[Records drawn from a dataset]
static const char* const kStreamStages[5] = { "stream_route", "stream_alloc", "stream_group", "stream_run", "stream_rst" };
static uint32_t grid(uint32_t items, uint32_t per_block, uint32_t most) { const uint32_t g = (items + per_block - 1) / per_block; return g < 1 ? 1u : g < most ? g : most; }
static int launch_stream_pass(b2_ctx* c, const BatchPtrs& B, cudaStream_t s, uint32_t& launches) {
    const StreamPass& S = c->sp;
    const uint32_t msg_bound = c->small ? c->sm.msgs : c->opt.max_msgs, sms = c->n_sms;
    CU(cudaMemsetAsync(S.cnts, 0, 4 * (16 + 2 * (size_t)S.cap), s));
    CU(cudaEventRecord(c->st_ev[0], s));
    k_stream_route<<<grid(msg_bound, 256, sms * 4), 256, 0, s>>>(B, S); CU(cudaEventRecord(c->st_ev[1], s));
    k_stream_alloc<<<grid(c->st_max, 256, sms), 256, 0, s>>>(B, S); CU(cudaEventRecord(c->st_ev[2], s));
    k_stream_group<<<grid(msg_bound, 256, sms * 4), 256, 0, s>>>(B, S); CU(cudaEventRecord(c->st_ev[3], s));
    k_stream_run<<<grid(c->st_max, 4, sms * 8), 128, 0, s>>>(B, S); CU(cudaEventRecord(c->st_ev[4], s));
    k_stream_rst<<<grid(c->n_runs, 4, sms * 4), 128, 0, s>>>(B, S); CU(cudaEventRecord(c->st_ev[5], s));
    CU(cudaMemcpyAsync(c->h_st_cnts, S.cnts, 64, cudaMemcpyDeviceToHost, s));
    if (c->ring_kind == RingKind::batch_streams) CU(cudaMemsetAsync(S.cnt, 0, 8 * (size_t)S.cap, s));
    launches += 5; c->stream_ran = true; c->st_input = B.bytes;
    return B2_OK;
}

static uint32_t fused_warps(const b2_ctx* c) { return c->avg_frame && !c->dense ? kFusedWarps : kFusedWarpsDense; }
static size_t resolve_smem(const b2_ctx* c, bool fused) { const size_t b = (size_t)c->max_run_tiles * 12; return fused || b > 200 * 1024 ? 0 : b; }

static int launch_pipeline(b2_ctx* c, bool timed = true) {
    const BatchPtrs B = make_ptrs(c);
    DevConfig C = c->cfg;
    const bool fused = c->use_fused && !c->slow_heavy && !c->small && c->input_mode == B2_INPUT_COPY && c->resp_mode == B2_RESP_COPY && c->use_tma_pack &&
                       (((uint64_t)c->nbytes + 255) & ~255ull) + 4096 <= c->opt.max_resp_bytes;
    C.fused = fused ? 1u : 0u; C.ovf_base = (c->nbytes + 255u) & ~255u; c->fused_last = fused;
    cudaStream_t s = c->stream;
    int st = 0; uint32_t launches = 0;
    const bool prof = c->profile_stages;
    auto mark = [&](const char* name) { if (prof) { c->stage_names[st] = name; cudaEventRecord(c->ev[st + 1], s); st++; } };
    const uint32_t mask = c->stage_mask;
    const bool small_launch = c->small && c->use_fused_small && !prof;
    const bool search_zeroes = (mask & 1) && c->n_runs && c->n_tiles && !small_launch;
    if ((mask & 1) && !search_zeroes) CU(cudaMemsetAsync(B.totals, 0, 48, s));
    if (timed) CU(cudaEventRecord(c->ev[0], s));
    c->stream_ran = false;
    if (c->n_runs == 0) { c->n_stages = 0; c->last_launches = 0; return B2_OK; }
    if (small_launch) {
        k_small<<<1, kSmallThreads, sizeof(SmallSmem), s>>>(B, C);
        launches = 1;
        if (c->stream_armed) { int rc = launch_stream_pass(c, B, s, launches); if (rc != B2_OK) return rc; }
        c->stage_names[0] = "fused_small";
        if (timed) cudaEventRecord(c->ev[1], s);
        c->n_stages = timed ? 1 : 0; c->last_launches = launches;
        CU(cudaGetLastError());
        return B2_OK;
    }
    const uint32_t sms = c->n_sms;
    if (mask & 1) {
    if (c->n_tiles) {
        const uint32_t search_threads = fused ? kSearchThreadsFused : 256u;
        k_tile_search<<<(c->n_tiles * 32 + search_threads - 1) / search_threads, search_threads, 0, s>>>(B, C); launches++; mark("tile_search");
        if (C.pull) k_tile_walk_pull<<<(uint32_t)(((uint64_t)c->n_tiles * 8 + 127) / 128), 128, 0, s>>>(B, C);
        else k_tile_walk<<<(c->n_tiles + 127) / 128, 128, 0, s>>>(B, C);
        launches++; mark("tile_walk");
    }
    {
        const size_t smem = resolve_smem(c, fused);
        k_resolve<<<c->n_runs, 256, smem, s>>>(B, C, smem == 0 ? 1u : 0u); launches++; mark("resolve");
    }
    if (fused) {
        const uint32_t fw = fused_warps(c);
        if (c->n_tiles) { k_fused<<<sms, fw * 32, sizeof(FusedWarpSmem) * fw, s>>>(B, C); launches++; mark("fused"); }
    } else {
    if (c->n_tiles) { k_frame_table<<<(uint32_t)(((uint64_t)c->n_tiles * C.spec_k + 255) / 256), 256, 0, s>>>(B, C); launches++; mark("frame_table"); }
    k_decode<<<sms * B2_DECODE_MIN_BLOCKS, kDecodeWarps * 32, 0, s>>>(B, C); launches++; mark("decode");
    k_scan_blocks<<<sms, kScanBlock, 0, s>>>(B); launches++;
    mark("scan");
    }
    }
    if (fused) {
        if (mask & 4) { k_pack_slow<true><<<sms * B2_SLOW_MIN_BLOCKS * (256 / kSlowLiteThreads), kSlowLiteThreads, 0, s>>>(B, C); launches++; mark("pack_slow"); }
    } else if (c->use_tma_pack) {
        if (mask & 4) {
            if (c->slow_heavy || c->cfg.by_ref) { C.verify_done = 1; k_crc_verify<<<sms * 6, 256, 0, s>>>(B, C); launches++; mark("crc_verify"); }
            k_pack_slow<false><<<sms * B2_SLOW_MIN_BLOCKS, 256, 8 * kSnapRing, s>>>(B, C); launches++; mark("pack_slow");
        }
        if (mask & 2) {
            if ((c->avg_frame && c->avg_frame < 640) || c->cfg.by_ref) k_pack_tma<kPackGroupSmall><<<sms, kPackWarps * 32, sizeof(PackWarpSmem) * kPackWarps, s>>>(B, C);
            else k_pack_tma<kPackGroup><<<sms, kPackWarps * 32, sizeof(PackWarpSmem) * kPackWarps, s>>>(B, C);
            launches++; mark("pack");
        }
    } else { k_pack<<<sms * B2_PACK_MIN_BLOCKS, 256, 0, s>>>(B, C); launches++; mark("pack"); }
    if (c->resp_mode == B2_RESP_IOVEC && !c->small) {
        k_emit_iov<<<sms * 4, 256, 0, s>>>(B, c->d_iov, (unsigned long long)(uintptr_t)c->h_resp, (unsigned long long)(uintptr_t)c->host_bytes);
        launches++; mark("emit_iov");
    }
    if (c->stream_armed) { int rc = launch_stream_pass(c, B, s, launches); if (rc != B2_OK) return rc; }
    if (!prof && timed) { c->stage_names[0] = "pipeline"; cudaEventRecord(c->ev[1], s); st = 1; }
    c->n_stages = st; c->last_launches = launches;
    CU(cudaGetLastError());
    return B2_OK;
}

static bool replay_refused(const b2_ctx* c) {
    if (!c || !c->uploaded) { set_err("no batch uploaded"); return true; }
    if (c->stream_armed) { set_err("a submitted batch of a context with a stream table must be collected first: this entry point replays a batch and does not run the stream pass"); return true; }
    return false;
}
extern "C" int b2_batch_execute(b2_ctx* c, float* kernel_ms, uint32_t* n_launches) {
    if (replay_refused(c)) return B2_E_INVAL;
    CU(cudaSetDevice(c->opt.device));
    c->profile_stages = true;
    int rc = launch_pipeline(c);
    c->profile_stages = false;
    if (rc != B2_OK) return rc;
    CU(cudaStreamSynchronize(c->stream));
    float ms = 0.f;
    if (c->n_stages) CU(cudaEventElapsedTime(&ms, c->ev[0], c->ev[c->n_stages]));
    c->last_kernel_ms = ms; c->executed = true;
    if (kernel_ms) *kernel_ms = ms;
    if (n_launches) *n_launches = c->last_launches;
    return B2_OK;
}

extern "C" int b2_batch_execute_many(b2_ctx* c, uint32_t steps, float* total_ms, uint32_t* n_launches) {
    if (steps == 0) { set_err("no batch uploaded"); return B2_E_INVAL; }
    if (replay_refused(c)) return B2_E_INVAL;
    CU(cudaSetDevice(c->opt.device));
    cudaEvent_t e0, e1;
    CU(cudaEventCreate(&e0)); CU(cudaEventCreate(&e1));
    CU(cudaEventRecord(e0, c->stream));
    uint32_t launches = 0;
    for (uint32_t i = 0; i < steps; i++) {
        int rc = launch_pipeline(c);
        if (rc != B2_OK) return rc;
        launches += c->last_launches;
    }
    CU(cudaEventRecord(e1, c->stream));
    CU(cudaStreamSynchronize(c->stream));
    float ms = 0.f;
    CU(cudaEventElapsedTime(&ms, e0, e1));
    cudaEventDestroy(e0); cudaEventDestroy(e1);
    c->executed = true;
    if (c->n_stages) { float t = 0.f; cudaEventElapsedTime(&t, c->ev[0], c->ev[c->n_stages]); c->last_kernel_ms = t; }
    if (total_ms) *total_ms = ms;
    if (n_launches) *n_launches = launches;
    return B2_OK;
}

extern "C" int b2_batch_launch(b2_ctx* c) {
    if (replay_refused(c)) return B2_E_INVAL;
    CU(cudaSetDevice(c->opt.device));
    if (c->first_pending) { CU(cudaEventRecord(c->ev_first, c->stream)); c->first_pending = false; }
    int rc = launch_pipeline(c, false);
    if (rc != B2_OK) return rc;
    CU(cudaEventRecord(c->ev_last, c->stream));
    c->executed = true;
    return B2_OK;
}
extern "C" int b2_batch_wait(b2_ctx* c) {
    if (!c) return B2_E_INVAL;
    CU(cudaSetDevice(c->opt.device));
    CU(cudaStreamSynchronize(c->stream));
    c->first_pending = true;
    return B2_OK;
}
extern "C" int b2_elapsed_ms(b2_ctx* a, b2_ctx* b, float* ms) {
    if (!a || !b || !ms) return B2_E_INVAL;
    CU(cudaSetDevice(a->opt.device));
    CU(cudaEventElapsedTime(ms, a->ev_first, b->ev_last));
    return B2_OK;
}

Task brief: Could you write out exactly the lines above, starting at the first one and ending with the line that has "k_stream_run<<<grid(c->st_max, 4, sms"?

Response area:
static const char* const kStreamStages[5] = { "stream_route", "stream_alloc", "stream_group", "stream_run", "stream_rst" };
static uint32_t grid(uint32_t items, uint32_t per_block, uint32_t most) { const uint32_t g = (items + per_block - 1) / per_block; return g < 1 ? 1u : g < most ? g : most; }
static int launch_stream_pass(b2_ctx* c, const BatchPtrs& B, cudaStream_t s, uint32_t& launches) {
    const StreamPass& S = c->sp;
    const uint32_t msg_bound = c->small ? c->sm.msgs : c->opt.max_msgs, sms = c->n_sms;
    CU(cudaMemsetAsync(S.cnts, 0, 4 * (16 + 2 * (size_t)S.cap), s));
    CU(cudaEventRecord(c->st_ev[0], s));
    k_stream_route<<<grid(msg_bound, 256, sms * 4), 256, 0, s>>>(B, S); CU(cudaEventRecord(c->st_ev[1], s));
    k_stream_alloc<<<grid(c->st_max, 256, sms), 256, 0, s>>>(B, S); CU(cudaEventRecord(c->st_ev[2], s));
    k_stream_group<<<grid(msg_bound, 256, sms * 4), 256, 0, s>>>(B, S); CU(cudaEventRecord(c->st_ev[3], s));
    k_stream_run<<<grid(c->st_max, 4, sms * 8), 128, 0, s>>>(B, S); CU(cudaEventRecord(c->st_ev[4], s));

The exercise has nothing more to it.